=== EXERCISE DATA ===
@@ -727,6 +729,22 @@
               ptr(out), ld(out), _ref(sc), _ref(pd), stream_ptr(xw.device), tag="gn_graph_aggregate_f32[{}]".format(self.kind))
         return out
 
+    def split_ok(self, head: torch.Tensor, tail: torch.Tensor, fout: int) -> bool:
+        return bool(load().gn_graph_split_applicable(self._h, head.data_ptr(), ld(head), head.shape[1], tail.data_ptr(), ld(tail),
+                                                     head.shape[1] + tail.shape[1], int(fout)))
+
+    def aggregate_split(self, head: torch.Tensor, tail: torch.Tensor, bias, relu: bool, out: torch.Tensor, weight: torch.Tensor,
+                        side=None, planes=None):
+        sc = side_copy(side)
+        pd = None
+        if planes is not None:
+            pd = planes[0].desc(planes[1], planes[2])
+            planes[0].generation += 1
+        _call("gn_graph_aggregate_split_f32", self._h, ptr(head), ld(head), head.shape[1], ptr(tail), ld(tail),
+              head.shape[1] + tail.shape[1], ptr(weight), weight.shape[1], ptr(bias), int(bool(relu)), ptr(out), ld(out), _ref(sc),
+              _ref(pd), stream_ptr(head.device), tag="gn_graph_aggregate_split_f32[{}]".format(self.kind))
+        return out
+
     def chain_ok(self, nxt: "GraphPlan", x: torch.Tensor, weight: torch.Tensor, bias, out: torch.Tensor, out_next: torch.Tensor) -> bool:
         return bool(load().gn_graph_chain_applicable(self._h, nxt._h, x.data_ptr(), ld(x), x.shape[1], weight.data_ptr(),
                                                      weight.shape[1], None if bias is None else bias.data_ptr(),
diff --git a/gripnet_amd/csrc/aggregate.cuh b/gripnet_amd/csrc/aggregate.cuh
--- a/gripnet_amd/csrc/aggregate.cuh
+++ b/gripnet_amd/csrc/aggregate.cuh
@@ -57,6 +57,12 @@
     int relu;
 };
 
+struct AggSplit {
+    const float* tail;
+    uint32_t ld_tail;
+    int head_cols;
+};
+
 __device__ __forceinline__ void side_copy_stream(gn_side_copy s, int64_t thread, int64_t n_threads) {
     if (s.dst) {
         const int64_t total = s.rows * s.cols;
@@ -112,6 +118,9 @@
 gn_status launch_aggregate_bf16(const AggArgs& a, int lpe, bool by_group, hipStream_t st);
 gn_status launch_aggregate_transform(const AggArgs& a, const float* w, int fout, hipStream_t st);
 gn_status launch_aggregate_transform_tail(const AggArgs& a, const float* w, int fout, const AggTail& tail, hipStream_t st);
+const char* split_source_refusal(const float* head, int64_t ld_head, int64_t head_cols, const float* tail, int64_t ld_tail,
+                                 int64_t features, int64_t fout);
+gn_status launch_aggregate_transform_split(const AggArgs& a, const float* w, int fout, const AggSplit& split, hipStream_t st);
 gn_status launch_aggregate_mfma(const AggArgs& a, const float* w, int fout, hipStream_t st);
 gn_status launch_split_planes(const float* src, int64_t ld_src, int64_t rows, int cols, int col0, const gn_split_planes& sp, hipStream_t st);
 
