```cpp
// ... 282 lines not shown
    uint32_t* heads = reinterpret_cast<uint32_t*>(a.counters + CT_WORDS);
    a.heads = heads;
    a.head_recs = reinterpret_cast<uint32_t*>((reinterpret_cast<uintptr_t>(heads + n_ne) + 63) & ~(uintptr_t)63);
    a.head_ref = reinterpret_cast<uint64_t*>(a.head_recs + (size_t)n_ne * 16);
    LSG_HIP(hipMemsetAsync(a.counters, 0, CT_WORDS * 8, st));
    hipLaunchKernelGGL(k_site_count, dim3((n_ne + 256) / 256), dim3(256), 0, st, a);
    size_t tb = 0;
    LSG_HIP(hipcub::DeviceScan::ExclusiveSum(nullptr, tb, a.site_cnt, a.site_off, (int)(n_ne + 1), st));
    if (c->d_cub_tmp.reserve(tb + 256)) return -1;
    tb = c->d_cub_tmp.cap;
    LSG_HIP(hipcub::DeviceScan::ExclusiveSum(c->d_cub_tmp.p, tb, a.site_cnt, a.site_off, (int)(n_ne + 1), st));
    {
        HasSites pred{a.site_cnt};
        hipcub::CountingInputIterator<uint32_t> it(0);
        uint32_t* d_nh = reinterpret_cast<uint32_t*>(a.counters + CT_HEADS);
        size_t tb2 = 0;
        LSG_HIP(hipcub::DeviceSelect::If(nullptr, tb2, it, heads, d_nh, (int)n_ne, pred, st));
        if (c->d_cub_tmp.reserve(tb2 + 256)) return -1;
        tb2 = c->d_cub_tmp.cap;
        LSG_HIP(hipcub::DeviceSelect::If(c->d_cub_tmp.p, tb2, it, heads, d_nh, (int)n_ne, pred, st));
    }
    hipLaunchKernelGGL(k_head_recs, dim3((n_ne + 255) / 256), dim3(256), 0, st, a);
    LSG_HIP(hipMemcpyAsync(c->h_pin, a.site_off + n_ne, 4, hipMemcpyDeviceToHost, st));
    LSG_HIP(hipStreamSynchronize(st));
    const uint32_t n_sites = *reinterpret_cast<const uint32_t*>(c->h_pin);
    if (n_sites > 0) {
        if (c->d_calls.reserve((size_t)n_sites * sizeof(SiteRec))) return -1;
        const unsigned gather_grid = (unsigned)(c->n_cus * 4);
        const uint64_t gather_waves = (uint64_t)gather_grid * GATHER_WAVES;
        if (c->ws[WS_CALL_CANDS].reserve(((size_t)n_sites + (size_t)2 * gather_waves * CAND_CHUNK) * sizeof(CandCt) * (size_t)c->n_ct)) return -1;
        a.arena_waves = (uint32_t)gather_waves;
        a.sites = c->d_calls.as<SiteRec>(); a.cands = c->ws[WS_CALL_CANDS].as<CandCt>(); a.cand_cap = n_sites + 2 * gather_waves * CAND_CHUNK;
        a.task_cap = (uint64_t)n_sites * (uint64_t)(8 * c->n_ct + 2);
        if (a.task_cap > (uint64_t)n_sites * tasks_per_site + 1024) a.task_cap = (uint64_t)n_sites * tasks_per_site + 1024;
        if (a.task_cap > 0x7fffffffull) a.task_cap = 0x7fffffffull;
        a.task_cap += gather_waves * TASK_CHUNK * 3;
        if (c->ws[WS_CALL_TASKS].reserve((size_t)a.task_cap * sizeof(TailTask) * 2)) return -1;
        a.light = c->ws[WS_CALL_TASKS].as<TailTask>(); a.heavy = a.light + a.task_cap;
        a.defer_cap = n_sites;
        if (c->d_defer_list.reserve((size_t)a.defer_cap * 4 + 64)) return -1;
        a.defer_list = c->d_defer_list.as<uint32_t>();
        switch (c->n_ct) {
            case 1: hipLaunchKernelGGL(k_call_gather<1>, dim3(gather_grid), dim3(GATHER_WAVES * 64), 0, st, a); break;
            case 2: hipLaunchKernelGGL(k_call_gather<2>, dim3(gather_grid), dim3(GATHER_WAVES * 64), 0, st, a); break;
            case 3: hipLaunchKernelGGL(k_call_gather<3>, dim3(gather_grid), dim3(GATHER_WAVES * 64), 0, st, a); break;
            default: hipLaunchKernelGGL(k_call_gather<4>, dim3(gather_grid), dim3(GATHER_WAVES * 64), 0, st, a); break;
        }
        hipLaunchKernelGGL(k_call_tails, dim3((unsigned)(c->n_cus * 16)), dim3(256), 0, st, a);
        hipLaunchKernelGGL(k_call_tails_heavy, dim3((unsigned)(c->n_cus * 8)), dim3(256), 0, st, a);
        hipLaunchKernelGGL(k_call_finish, dim3((unsigned)(c->n_cus * 2)), dim3(256), 0, st, a, n_sites);
        LSG_HIP(hipGetLastError());
// ... 102 lines not shown
```

Baseline: 3.328 billion.

## Compact candidate sites into per-wave LDS queue before per-site call processing

The gather kernel now writes non-candidate sites directly and pushes candidate sites into a per-wave shared-memory queue. Once 64 accumulate, or the tiles run out, it processes the queue with all lanes busy, so lanes no longer sit idle on sparse candidate tiles. Arena allocation and deferral are factored into helpers, and the gather grid is sized from the head count so each wave gets at least a minimum number of tiles. The cost is a large LDS footprint per block, which may reduce occupancy, plus an extra device-to-host copy of the head count.

```diff
diff --git a/longsom_amd/csrc/call.hip b/longsom_amd/csrc/call.hip
--- a/longsom_amd/csrc/call.hip
+++ b/longsom_amd/csrc/call.hip
@@ -82,9 +82,33 @@
 }
 
 constexpr int GATHER_WAVES = 4;
+constexpr uint32_t GATHER_MIN_TILES = 16;
 constexpr uint32_t CAND_CHUNK = 256, TASK_CHUNK = 64, HEAVY_CHUNK = 16;
+struct ArenaSpan {
+    uint32_t old, room, fresh;
+    __device__ __forceinline__ uint32_t at(uint32_t i) const { return i < room ? old + i : fresh + (i - room); }
+};
+__device__ __forceinline__ ArenaSpan arena_take(uint32_t& next, uint32_t& end, uint32_t tot, unsigned long long* counter, uint32_t base, uint32_t chunk, int lane) {
+    ArenaSpan s; s.old = next; s.room = end - next; s.fresh = 0;
+    if (tot > s.room) {
+        const uint32_t fresh_slots = chunk * ((tot - s.room + chunk - 1) / chunk);
+        uint32_t nb = 0;
+        if (lane == 0) nb = (uint32_t)atomicAdd(counter, (unsigned long long)fresh_slots) + base;
+        s.fresh = (uint32_t)__builtin_amdgcn_readfirstlane((int)nb);
+        next = s.fresh + (tot - s.room); end = s.fresh + fresh_slots;
+    } else next += tot;
+    return s;
+}
+template <int NCT>
+struct CandQueue {
+    uint32_t idx[64], pos[64], tid[64], ctx[64], edge[64], noise_p[64];
+    int32_t sum[4][64];
+    uint32_t dp[NCT][64], nc[NCT][64], bc[NCT][4][64], cc[NCT][4][64];
+};
 template <int NCT>
 __global__ __launch_bounds__(GATHER_WAVES * 64) __attribute__((amdgpu_waves_per_eu(NCT <= 2 ? 4 : 3))) void k_call_gather(CallArgs a) {
+    __shared__ CandQueue<NCT> queues[GATHER_WAVES];
+    CandQueue<NCT>& Q = queues[threadIdx.x >> 6];
     const int lane = threadIdx.x & 63;
     const uint32_t wave = (uint32_t)__builtin_amdgcn_readfirstlane((int)(uint32_t)(((uint64_t)blockIdx.x * blockDim.x + threadIdx.x) >> 6));
     const uint32_t n_waves = (uint32_t)(((uint64_t)gridDim.x * blockDim.x) >> 6);
@@ -93,13 +117,45 @@
     uint32_t c_next = wave * CAND_CHUNK, c_end = c_next + CAND_CHUNK;
     uint32_t l_next = wave * TASK_CHUNK, l_end = l_next + TASK_CHUNK, h_next = wave * HEAVY_CHUNK, h_end = h_next + HEAVY_CHUNK;
     uint32_t n_cand_exact = 0;
+    uint32_t qn = 0;
+    const lsg_call_params& P = a.p;
+    const uint64_t below = (1ull << lane) - 1ull;
+    const int16_t* TT = a.tail_table;
+    auto table_at = [&](uint32_t k, uint32_t n, int set) { return TT[tail_in_table(k, n) ? (uint32_t)set * TAIL_ENTRIES + tail_index(k, n) : 0u]; };
+    auto emit_task = [&](uint32_t k, uint32_t n, int set, int16_t* dst, int16_t* loc, int16_t from_table, const ArenaSpan& ls, const ArenaSpan& hs, uint32_t& li, uint32_t& hi) {
+        if (tail_in_table(k, n)) { *loc = from_table; return; }
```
===
__TO DO__.
Look through the entries and find each line that has the string "reserve". Copy those lines.

__EXPECTED ANSWER__.
    if (c->d_cub_tmp.reserve(tb + 256)) return -1;
        if (c->d_cub_tmp.reserve(tb2 + 256)) return -1;
        if (c->d_calls.reserve((size_t)n_sites * sizeof(SiteRec))) return -1;
        if (c->ws[WS_CALL_CANDS].reserve(((size_t)n_sites + (size_t)2 * gather_waves * CAND_CHUNK) * sizeof(CandCt) * (size_t)c->n_ct)) return -1;
        if (c->ws[WS_CALL_TASKS].reserve((size_t)a.task_cap * sizeof(TailTask) * 2)) return -1;
        if (c->d_defer_list.reserve((size_t)a.defer_cap * 4 + 64)) return -1;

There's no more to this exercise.